> _THE TASK_
Search the listing for the string "GemmArgs". Copy every line that has it.

(Beginning of DATASET RECORDS)

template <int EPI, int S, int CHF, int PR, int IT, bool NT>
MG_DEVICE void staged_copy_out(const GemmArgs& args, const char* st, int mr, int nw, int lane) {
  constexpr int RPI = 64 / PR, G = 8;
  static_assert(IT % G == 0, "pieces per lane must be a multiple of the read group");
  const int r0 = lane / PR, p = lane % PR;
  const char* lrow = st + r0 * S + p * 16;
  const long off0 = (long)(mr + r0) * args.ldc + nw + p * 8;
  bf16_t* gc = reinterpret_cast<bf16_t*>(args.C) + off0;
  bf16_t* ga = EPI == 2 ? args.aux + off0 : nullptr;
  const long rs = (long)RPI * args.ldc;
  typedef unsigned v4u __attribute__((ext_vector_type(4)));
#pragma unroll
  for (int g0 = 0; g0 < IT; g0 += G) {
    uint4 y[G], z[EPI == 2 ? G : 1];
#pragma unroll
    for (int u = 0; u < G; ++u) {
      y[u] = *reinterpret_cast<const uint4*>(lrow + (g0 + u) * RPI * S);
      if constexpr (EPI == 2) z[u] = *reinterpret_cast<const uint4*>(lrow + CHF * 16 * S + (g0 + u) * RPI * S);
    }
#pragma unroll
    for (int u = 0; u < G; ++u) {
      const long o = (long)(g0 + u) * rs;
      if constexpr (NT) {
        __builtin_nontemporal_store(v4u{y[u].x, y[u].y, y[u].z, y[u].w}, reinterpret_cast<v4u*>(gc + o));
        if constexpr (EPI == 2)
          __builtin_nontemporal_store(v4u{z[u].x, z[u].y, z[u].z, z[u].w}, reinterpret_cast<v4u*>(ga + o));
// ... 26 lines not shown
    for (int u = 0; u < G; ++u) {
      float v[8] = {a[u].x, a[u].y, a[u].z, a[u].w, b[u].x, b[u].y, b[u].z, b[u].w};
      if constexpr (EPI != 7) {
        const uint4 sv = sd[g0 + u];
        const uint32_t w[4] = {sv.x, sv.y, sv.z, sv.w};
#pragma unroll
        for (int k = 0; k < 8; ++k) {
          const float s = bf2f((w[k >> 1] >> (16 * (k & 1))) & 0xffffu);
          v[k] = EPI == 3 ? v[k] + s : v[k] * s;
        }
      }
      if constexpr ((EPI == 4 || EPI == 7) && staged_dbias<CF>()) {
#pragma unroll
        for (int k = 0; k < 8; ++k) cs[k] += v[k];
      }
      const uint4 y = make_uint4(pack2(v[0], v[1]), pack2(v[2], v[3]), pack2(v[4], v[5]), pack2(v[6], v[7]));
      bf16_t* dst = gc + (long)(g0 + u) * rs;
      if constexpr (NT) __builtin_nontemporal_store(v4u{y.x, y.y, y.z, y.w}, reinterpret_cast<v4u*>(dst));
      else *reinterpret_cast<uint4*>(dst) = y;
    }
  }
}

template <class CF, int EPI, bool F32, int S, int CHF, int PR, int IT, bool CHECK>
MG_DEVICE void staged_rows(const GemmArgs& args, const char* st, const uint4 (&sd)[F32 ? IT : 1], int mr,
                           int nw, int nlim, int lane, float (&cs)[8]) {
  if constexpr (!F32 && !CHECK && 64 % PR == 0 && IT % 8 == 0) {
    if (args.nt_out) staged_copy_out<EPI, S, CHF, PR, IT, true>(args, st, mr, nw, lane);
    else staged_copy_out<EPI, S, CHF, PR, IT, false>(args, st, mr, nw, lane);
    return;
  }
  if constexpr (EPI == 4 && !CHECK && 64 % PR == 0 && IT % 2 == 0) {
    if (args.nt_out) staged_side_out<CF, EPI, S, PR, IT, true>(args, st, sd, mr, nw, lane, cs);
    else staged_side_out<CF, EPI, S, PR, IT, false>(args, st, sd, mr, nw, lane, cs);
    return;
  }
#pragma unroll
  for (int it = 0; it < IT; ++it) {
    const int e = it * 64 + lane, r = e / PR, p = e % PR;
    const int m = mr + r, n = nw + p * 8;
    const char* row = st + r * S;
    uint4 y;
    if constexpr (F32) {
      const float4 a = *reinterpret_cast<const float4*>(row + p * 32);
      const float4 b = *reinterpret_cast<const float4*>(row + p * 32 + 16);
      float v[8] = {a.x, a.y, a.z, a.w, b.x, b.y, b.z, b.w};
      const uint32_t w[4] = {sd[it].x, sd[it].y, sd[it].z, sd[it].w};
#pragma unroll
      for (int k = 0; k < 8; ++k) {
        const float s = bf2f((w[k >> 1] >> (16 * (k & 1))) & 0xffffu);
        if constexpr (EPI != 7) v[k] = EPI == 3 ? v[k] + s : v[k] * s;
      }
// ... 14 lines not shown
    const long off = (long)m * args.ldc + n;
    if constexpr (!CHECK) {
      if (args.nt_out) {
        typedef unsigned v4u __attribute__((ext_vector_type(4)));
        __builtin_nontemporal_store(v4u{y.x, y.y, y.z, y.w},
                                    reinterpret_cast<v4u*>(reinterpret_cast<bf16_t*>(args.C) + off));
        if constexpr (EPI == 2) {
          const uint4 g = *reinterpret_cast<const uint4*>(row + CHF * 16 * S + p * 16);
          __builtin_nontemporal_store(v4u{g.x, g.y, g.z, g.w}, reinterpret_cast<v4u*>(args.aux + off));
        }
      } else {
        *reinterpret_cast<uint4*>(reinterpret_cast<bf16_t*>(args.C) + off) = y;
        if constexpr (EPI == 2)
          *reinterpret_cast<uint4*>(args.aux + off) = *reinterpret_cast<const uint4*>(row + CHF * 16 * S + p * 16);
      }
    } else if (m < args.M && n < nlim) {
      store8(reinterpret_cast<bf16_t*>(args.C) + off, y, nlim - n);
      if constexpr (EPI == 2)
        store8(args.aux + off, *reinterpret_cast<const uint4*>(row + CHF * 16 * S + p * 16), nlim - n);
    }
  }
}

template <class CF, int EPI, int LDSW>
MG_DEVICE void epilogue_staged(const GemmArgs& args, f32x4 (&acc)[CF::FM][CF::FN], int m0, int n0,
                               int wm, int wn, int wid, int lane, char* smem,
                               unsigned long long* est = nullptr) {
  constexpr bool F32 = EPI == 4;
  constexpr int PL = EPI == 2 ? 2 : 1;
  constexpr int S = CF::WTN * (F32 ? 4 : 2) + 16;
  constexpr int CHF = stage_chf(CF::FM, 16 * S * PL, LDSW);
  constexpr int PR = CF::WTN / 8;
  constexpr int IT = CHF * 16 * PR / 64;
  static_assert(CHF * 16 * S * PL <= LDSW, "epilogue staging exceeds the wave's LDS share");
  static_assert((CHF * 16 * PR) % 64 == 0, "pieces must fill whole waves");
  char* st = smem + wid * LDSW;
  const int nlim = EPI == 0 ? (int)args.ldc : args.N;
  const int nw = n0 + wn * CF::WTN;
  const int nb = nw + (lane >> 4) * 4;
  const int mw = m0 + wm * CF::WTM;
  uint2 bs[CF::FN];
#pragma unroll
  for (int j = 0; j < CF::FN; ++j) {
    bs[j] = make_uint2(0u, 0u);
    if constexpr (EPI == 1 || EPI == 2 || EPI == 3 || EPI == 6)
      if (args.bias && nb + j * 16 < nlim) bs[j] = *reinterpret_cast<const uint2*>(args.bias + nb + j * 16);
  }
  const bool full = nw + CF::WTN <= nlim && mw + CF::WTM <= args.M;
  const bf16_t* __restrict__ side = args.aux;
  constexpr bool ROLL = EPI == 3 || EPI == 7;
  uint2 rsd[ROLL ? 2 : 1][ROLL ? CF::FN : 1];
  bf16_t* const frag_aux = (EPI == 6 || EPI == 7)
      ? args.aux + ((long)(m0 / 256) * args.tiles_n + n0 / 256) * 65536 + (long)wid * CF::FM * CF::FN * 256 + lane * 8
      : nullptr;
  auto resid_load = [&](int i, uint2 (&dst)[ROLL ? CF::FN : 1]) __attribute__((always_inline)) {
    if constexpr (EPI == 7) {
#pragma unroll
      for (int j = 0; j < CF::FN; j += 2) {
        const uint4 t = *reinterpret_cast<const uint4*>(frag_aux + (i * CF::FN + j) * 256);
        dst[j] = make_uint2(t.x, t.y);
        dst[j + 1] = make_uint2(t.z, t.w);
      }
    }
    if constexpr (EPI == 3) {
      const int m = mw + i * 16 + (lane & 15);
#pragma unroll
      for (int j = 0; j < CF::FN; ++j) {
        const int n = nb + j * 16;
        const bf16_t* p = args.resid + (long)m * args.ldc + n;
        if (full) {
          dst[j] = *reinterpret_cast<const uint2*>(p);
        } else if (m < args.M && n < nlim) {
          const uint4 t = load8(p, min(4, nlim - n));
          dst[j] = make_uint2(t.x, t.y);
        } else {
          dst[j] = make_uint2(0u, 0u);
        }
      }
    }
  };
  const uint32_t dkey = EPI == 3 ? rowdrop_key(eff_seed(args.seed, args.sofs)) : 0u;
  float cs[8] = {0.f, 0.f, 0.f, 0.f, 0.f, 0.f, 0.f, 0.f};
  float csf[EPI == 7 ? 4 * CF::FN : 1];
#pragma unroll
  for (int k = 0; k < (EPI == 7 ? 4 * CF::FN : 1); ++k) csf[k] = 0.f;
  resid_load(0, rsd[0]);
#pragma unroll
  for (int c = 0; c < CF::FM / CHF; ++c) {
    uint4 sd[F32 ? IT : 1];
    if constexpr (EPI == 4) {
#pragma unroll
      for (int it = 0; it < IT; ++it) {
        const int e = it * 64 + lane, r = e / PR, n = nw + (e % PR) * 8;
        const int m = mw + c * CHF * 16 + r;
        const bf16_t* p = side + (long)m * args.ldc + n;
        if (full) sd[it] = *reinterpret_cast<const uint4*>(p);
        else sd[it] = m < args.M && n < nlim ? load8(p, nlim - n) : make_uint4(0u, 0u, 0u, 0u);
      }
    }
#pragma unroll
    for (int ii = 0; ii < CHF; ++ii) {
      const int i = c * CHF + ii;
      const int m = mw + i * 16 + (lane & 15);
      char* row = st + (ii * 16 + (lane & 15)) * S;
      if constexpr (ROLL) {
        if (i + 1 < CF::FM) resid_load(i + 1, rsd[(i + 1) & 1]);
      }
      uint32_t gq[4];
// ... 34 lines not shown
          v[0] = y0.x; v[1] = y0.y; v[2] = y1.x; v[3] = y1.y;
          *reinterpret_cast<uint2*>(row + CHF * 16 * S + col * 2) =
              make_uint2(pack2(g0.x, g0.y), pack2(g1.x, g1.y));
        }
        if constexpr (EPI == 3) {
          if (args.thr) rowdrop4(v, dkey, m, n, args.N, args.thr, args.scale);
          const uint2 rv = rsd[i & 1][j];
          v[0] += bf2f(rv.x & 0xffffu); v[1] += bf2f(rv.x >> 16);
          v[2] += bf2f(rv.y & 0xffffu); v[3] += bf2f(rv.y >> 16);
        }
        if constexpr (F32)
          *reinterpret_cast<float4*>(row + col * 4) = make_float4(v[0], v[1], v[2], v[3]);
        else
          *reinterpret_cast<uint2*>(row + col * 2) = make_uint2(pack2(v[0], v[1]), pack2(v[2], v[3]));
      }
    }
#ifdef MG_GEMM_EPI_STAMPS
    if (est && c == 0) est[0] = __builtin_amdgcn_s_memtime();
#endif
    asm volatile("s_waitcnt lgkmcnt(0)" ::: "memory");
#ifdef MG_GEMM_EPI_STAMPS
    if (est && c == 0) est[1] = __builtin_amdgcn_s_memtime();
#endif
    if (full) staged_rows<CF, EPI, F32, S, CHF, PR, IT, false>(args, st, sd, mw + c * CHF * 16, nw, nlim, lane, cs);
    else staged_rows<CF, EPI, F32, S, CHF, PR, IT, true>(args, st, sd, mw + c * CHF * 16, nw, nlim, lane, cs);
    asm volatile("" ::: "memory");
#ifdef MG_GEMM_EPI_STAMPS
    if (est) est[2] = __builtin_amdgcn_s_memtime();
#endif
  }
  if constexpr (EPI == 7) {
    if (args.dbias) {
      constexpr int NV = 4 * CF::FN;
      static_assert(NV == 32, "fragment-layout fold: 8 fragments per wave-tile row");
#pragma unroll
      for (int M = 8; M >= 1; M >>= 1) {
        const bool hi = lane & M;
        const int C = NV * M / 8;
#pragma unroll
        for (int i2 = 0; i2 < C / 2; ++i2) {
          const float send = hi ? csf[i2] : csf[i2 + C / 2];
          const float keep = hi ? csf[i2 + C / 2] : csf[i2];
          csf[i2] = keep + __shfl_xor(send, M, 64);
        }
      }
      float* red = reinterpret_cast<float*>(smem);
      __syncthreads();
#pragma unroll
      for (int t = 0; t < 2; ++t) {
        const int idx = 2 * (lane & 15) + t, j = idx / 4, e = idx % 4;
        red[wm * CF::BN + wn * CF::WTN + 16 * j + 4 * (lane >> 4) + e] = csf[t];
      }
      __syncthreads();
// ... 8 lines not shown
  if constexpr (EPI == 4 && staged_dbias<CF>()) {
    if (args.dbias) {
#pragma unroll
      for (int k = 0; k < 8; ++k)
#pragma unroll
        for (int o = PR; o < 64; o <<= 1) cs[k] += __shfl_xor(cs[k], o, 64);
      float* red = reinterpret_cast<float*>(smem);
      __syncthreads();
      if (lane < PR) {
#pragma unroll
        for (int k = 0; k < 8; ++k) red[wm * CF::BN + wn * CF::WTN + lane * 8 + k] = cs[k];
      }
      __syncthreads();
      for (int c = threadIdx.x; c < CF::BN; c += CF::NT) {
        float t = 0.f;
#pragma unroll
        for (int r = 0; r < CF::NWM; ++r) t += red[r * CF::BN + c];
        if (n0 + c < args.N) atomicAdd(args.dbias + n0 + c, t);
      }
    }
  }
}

(End of DATASET RECORDS)

> _TASK ANSWER_
MG_DEVICE void staged_copy_out(const GemmArgs& args, const char* st, int mr, int nw, int lane) {
MG_DEVICE void staged_rows(const GemmArgs& args, const char* st, const uint4 (&sd)[F32 ? IT : 1], int mr,
MG_DEVICE void epilogue_staged(const GemmArgs& args, f32x4 (&acc)[CF::FM][CF::FN], int m0, int n0,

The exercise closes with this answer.